Work instruction:
Copy exactly, and only, the lines from the line containing "bad |= !pc->ncols || pc->ncols" through the last line of the records below, both included.
--- Dataset records ---
template <int NBMAX, bool kCL = false, bool kSingle = false>
__global__ void __launch_bounds__(conv_threads(NBMAX), 1)
conv_tc_kernel(const __grid_constant__ CUtensorMap map_hi, const __grid_constant__ CUtensorMap map_lo,
               const uint8_t* __restrict__ image, const float* __restrict__ inv_scale, const __grid_constant__ ConvIo io,
               const __grid_constant__ ConvPlan P) {
    extern __shared__ __align__(1024) uint8_t smem[];
    __shared__ uint64_t bars[2 * 4 + 2 * 8 + 2 * 4];
    __shared__ uint32_t tmem_slot;
    __shared__ uint2 s_tap[kMaxClasses * kMaxTaps + 1];
    const uint32_t sb = smem_u32(smem);
    const int warp = threadIdx.x >> 5, lane = threadIdx.x & 31;
    const int SA = P.sa, SB = P.sb;
    uint64_t* a_full = bars;
    uint64_t* a_empty = bars + 4;
    uint64_t* b_full = bars + 8;
    uint64_t* b_empty = bars + 16;
    uint64_t* part_full = bars + 24;
    uint64_t* part_empty = bars + 28;
    const uint32_t nbl = uint32_t(P.nbuf_log2), nbm = (1u << nbl) - 1u, bstride = uint32_t(P.bstride);
    const uint32_t b_bytes = uint32_t(P.nb) * 128u;
    const uint32_t b_entry = P.bparts == 2 ? b_bytes : 2u * b_bytes;
    const uint32_t a_slot = 2u * uint32_t(P.a_half);
    const uint32_t b_base = uint32_t(SA) * a_slot;
    if (threadIdx.x == 0) {
        if (sb & 1023u) __trap();
        for (int i = 0; i < SA; ++i) {
            mbar_init(a_full + i, 1);
            mbar_init(a_empty + i, 1);
        }
        for (int i = 0; i < SB; ++i) {
            mbar_init(b_full + i, 1);
            mbar_init(b_empty + i, 1);
        }
        for (int i = 0; i < 4; ++i) {
            mbar_init(part_full + i, 1);
            mbar_init(part_empty + i, 4 * conv_colparts(NBMAX) * 32);
        }
        fence_mbar_init();
    }
    if (warp == 1) tmem_alloc<512>(&tmem_slot);
    float* s_scale = reinterpret_cast<float*>(smem + b_base + P.b_region);
    float* s_bias = s_scale + P.Npad;
    for (int i = threadIdx.x; i < P.Npad; i += conv_threads(NBMAX)) {
        s_scale[i] = inv_scale[i] * (io.in_scale ? 1.f / __ldg(io.in_scale) : 1.f);
        const int co = P.merged ? (i & 7) : i;
        s_bias[i] = (io.bias != nullptr && co < P.Cout) ? io.bias[co] : 0.f;
    }
    for (int i = threadIdx.x; i < kMaxClasses * kMaxTaps; i += conv_threads(NBMAX)) {
        const ConvTap tp = P.taps[i / kMaxTaps][i % kMaxTaps];
        s_tap[i] = make_uint2(uint32_t(tp.row) * 8u, uint32_t(tp.slab * P.KB * 2) * ((uint32_t(P.nb) * 128u) >> 4));
    }
    tc_fence_before_sync();
    __syncthreads();
    tc_fence_after_sync();
    const uint32_t tm = tmem_slot;

    const int tiles_img = P.tiles_y * P.tiles_x;
    const int ntiles = P.B * tiles_img * P.ncls * P.nblocks;
    struct TileIt {
        int nblk, tx, ty, cls, b;
        int d_nblk, d_tx, d_ty, d_cls, d_b;
        __device__ __forceinline__ void init(int t, int step, const ConvPlan& P) {
            auto split = [&](int v, int& nb_, int& tx_, int& ty_, int& cl_, int& b_) {
                nb_ = v % P.nblocks; v /= P.nblocks;
                tx_ = v % P.tiles_x; v /= P.tiles_x;
                ty_ = v % P.tiles_y; v /= P.tiles_y;
                cl_ = v % P.ncls;
                b_ = v / P.ncls;
            };
// ... 275 lines not shown
                                    for (int j = 0; j < 8; ++j) acc[c0 + 8 + j] += __uint_as_float(v1[j]);
                                }
                            }
                        }
                    }
                    if (ch < nchunks - 1) {
                        tc_fence_before_sync();
                        mbar_arrive(part_empty + buf);
                    } else {
#pragma unroll
                        for (int c0 = 0; c0 < NBQ; c0 += 8) {
                            if (c0 < ncols) {
                                uint32_t v[8];
#pragma unroll
                                for (int j = 0; j < 8; ++j) v[j] = __float_as_uint(acc[c0 + j]);
                                tmem_st_x8(tm + lane_addr + buf * bstride + col0 + c0, v);
                            }
                        }
                        tmem_wait_st();
                    }
                }
            }
            if (nchunks == 1) ++c;
            float* dst = io.out ? (kCL ? io.out + pix * io.out_bs + cbase : io.out + b * io.out_bs + cbase * ohw + pix) : nullptr;
            float* dst2 = io.out2 ? io.out2 + b * io.out2_bs + cbase * ohw + pix : nullptr;
            int64_t spo = 0;
            if (io.sp_hi != nullptr) {
                const int sh = io.sp_ps - 1;
                const int hp = P.Ho >> sh, wp = P.Wo >> sh;
                const int plane = ((oy & sh) << sh) + (ox & sh);
                spo = (((int64_t(b) << (2 * sh)) + plane) * hp + (oy >> sh)) * wp + (ox >> sh);
                spo = spo * io.sp_cstride + io.sp_coff + cbase;
            }
            const int act = P.act;
            const int64_t estride = kCL ? 1 : ohw;
#pragma unroll 1
            for (int j0 = 0; j0 < ncols; j0 += 8) {
                uint32_t tv[8];
                tmem_ld_x8(tm + lane_addr + buf * bstride + col0 + j0, tv);
                if (NBMAX <= 64 && P.ncat && nchunks == 1) {
                    uint32_t t2[8];
                    tmem_ld_x8(tm + lane_addr + buf * bstride + P.nb + col0 + j0, t2);
                    tmem_wait_ld();
#pragma unroll
                    for (int u = 0; u < 8; ++u) tv[u] = __float_as_uint(__uint_as_float(tv[u]) + __uint_as_float(t2[u]));
                }
// ... 175 lines not shown
    P.bparts = P.nb > 96 ? 2 : 1;
    if (P.nblocks == 1 && image <= budget) {
        P.resident = 1; P.bparts = 1; P.sb = 1; P.b_region = int(image);
    } else {
        const int entry = P.nb * 128 * (P.bparts == 2 ? 1 : 2);
        P.sb = budget / entry;
        if (P.sb > 8) P.sb = 8;
        if (P.sb < 2) return MWA_ERR_UNSUPPORTED;
        P.b_region = P.sb * entry;
    }
    P.dual = P.resident && P.ncls == 1 && P.ngroups[0] == 1 && P.KB == 1 && P.nchunks[0] == 1 && P.ntaps[0] > 1;
    P.ncat = P.nb <= 64 ? 1 : 0;
    P.nbuf_log2 = (P.nb <= 128 && !P.dual) ? 2 : 1;
    P.bstride = P.nbuf_log2 == 2 ? 128 : 256;
    if (P.dual) {
        const int room = 224 * 1024 - 2 * P.Npad * 4 - P.b_region;
        P.sa = room / (2 * P.a_half);
        if (P.sa > 4) P.sa = 4;
        if (P.sa < 2) P.sa = 2;
    }
    return MWA_OK;
}
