static int validateStage(BfPlan const *pl, uint64_t arenaElems, BfStage const *st, BfDevItem const *items, BfDevPiece const *pieces) {
  uint64_t const inX = pl->numCols, outY = pl->numRows, temp = pl->tempElems;
  for (uint64_t i = 0; i < st->numItems; ++i) {
    BfDevItem const *it = &items[i];
    uint32_t const mr = it->mrFlags & 0xffffu;
    uint64_t const outLen = (it->mrFlags & BF_ITEM_OUT_Y) ? outY : temp;
    if (!mr || mr > pl->maxItemRows || mr > st->maxRows || (it->mrFlags & ~(0xffffu | BF_ITEM_OUT_Y | BF_ITEM_ROWMAJOR | BF_ITEM_MERGED | BF_ITEM_SMALL | BF_ITEM_TNARROW)) ||
        ((it->mrFlags & BF_ITEM_TNARROW) != 0) != (i < st->numNarrow) || ((it->mrFlags & BF_ITEM_TNARROW) && (!pl->transposed || mr > 16)) ||
        ((it->mrFlags & BF_ITEM_SMALL) != 0) != (i >= st->firstSmall) ||
        ((it->mrFlags & BF_ITEM_ROWMAJOR) && (pl->transposed || bfDtypeC128Layout(pl->dtype) || mr > 2 * pl->epl)) ||
        (pl->transposed && mr > 64) ||
        !fitsIn(it->outOff, mr, outLen) || !fitsIn(it->pieceBegin, it->numPieces, st->numPieces))
      return bfhipFail(BFABI_ERROR_FILE_ERROR, "corrupt operator file: item %llu out of bounds", (unsigned long long)i);
    uint32_t const mrPad = (mr + pl->epl - 1) / pl->epl * pl->epl;
    if (it->mrFlags & (BF_ITEM_MERGED | BF_ITEM_SMALL)) {
      int const sm = (it->mrFlags & BF_ITEM_SMALL) != 0;
      uint64_t next = 0, dense = 0;
      int const smRm = sm && (it->mrFlags & BF_ITEM_ROWMAJOR);
      int badm = pl->transposed || bfDtypeC128Layout(pl->dtype) || (!sm && (it->mrFlags & BF_ITEM_ROWMAJOR)) || it->numPieces > (sm ? BF_SMALL_PIECES : 64u) ||
                 (sm && (mr > 2 * pl->epl || !(it->mrFlags & BF_ITEM_ROWMAJOR)));
      for (uint32_t k = 0; k < it->numPieces && !badm; ++k) {
        BfDevPiece const *pc = &pieces[it->pieceBegin + k];
        if (pc->flags & BF_PIECE_IDENTITY) continue;
        if (!smRm && dense && pc->dataOff != next) badm = 1;
        next = mulAddSat(mrPad, pc->ncols, pc->dataOff); dense += pc->ncols;
      }
      if (badm || (!dense && !sm) || dense > (sm ? BF_SMALL_COLS : BF_MERGE_COLS))
        return bfhipFail(BFABI_ERROR_FILE_ERROR, "corrupt operator file: merged item %llu is not one block", (unsigned long long)i);
    }
    for (uint32_t k = 0; k < it->numPieces; ++k) {
      BfDevPiece const *pc = &pieces[it->pieceBegin + k];
      uint64_t const inLen = (pc->flags & BF_PIECE_IN_X) ? inX : temp;
      int bad = (pc->flags & ~(BF_PIECE_IN_X | BF_PIECE_IDENTITY | BF_PIECE_ROWMAJOR)) != 0;
      int const rm = (pc->flags & BF_PIECE_ROWMAJOR) != 0;
      if (!(pc->flags & BF_PIECE_IDENTITY) && !pl->transposed && rm != ((it->mrFlags & BF_ITEM_ROWMAJOR) != 0)) bad = 1;
      if (pc->flags & BF_PIECE_IDENTITY) bad |= !fitsIn(pc->inOff, mr, inLen);
      else if (pl->transposed && rm)
        bad |= !pc->ld || pc->ld % pl->epl || pc->dataOff % pl->epl || bfDtypeC128Layout(pl->dtype) || !pc->ncols ||
               !fitsIn(pc->dataOff, mulAddSat(pc->ncols - 1, pc->ld, (mr + pl->epl - 1) / pl->epl * pl->epl), arenaElems) ||
               !fitsIn(pc->inOff, pc->ncols, inLen);
      else if (rm)
        bad |= !pc->ncols || pc->ld % pl->epl || pc->ld < pc->ncols || pc->dataOff % pl->epl ||
               !fitsIn(pc->dataOff, mulAddSat(mr, pc->ld, 0), arenaElems) || !fitsIn(pc->inOff, pc->ncols, inLen);
      else if (pl->transposed)
        bad |= !pc->ld || pc->ld % pl->epl || pc->ncols > pc->ld || pc->dataOff % pl->epl ||
               !fitsIn(pc->dataOff, mulAddSat(mr - 1, pc->ld, (pc->ncols + pl->epl - 1) / pl->epl * pl->epl), arenaElems) ||
               !fitsIn(pc->inOff, pc->ncols, inLen);
      else
        bad |= !pc->ncols || pc->ncols > pl->xcap || pc->dataOff % pl->epl ||
               !fitsIn(pc->dataOff, mulAddSat(mrPad, pc->ncols, 0), arenaElems) || !fitsIn(pc->inOff, pc->ncols, inLen);
      if (bad) return bfhipFail(BFABI_ERROR_FILE_ERROR, "corrupt operator file: piece %u of item %llu out of bounds", k, (unsigned long long)i);
    }
  }
  return 0;
}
---
Answer box:
        bad |= !pc->ncols || pc->ncols > pl->xcap || pc->dataOff % pl->epl ||
               !fitsIn(pc->dataOff, mulAddSat(mrPad, pc->ncols, 0), arenaElems) || !fitsIn(pc->inOff, pc->ncols, inLen);
      if (bad) return bfhipFail(BFABI_ERROR_FILE_ERROR, "corrupt operator file: piece %u of item %llu out of bounds", k, (unsigned long long)i);
    }
  }
  return 0;
}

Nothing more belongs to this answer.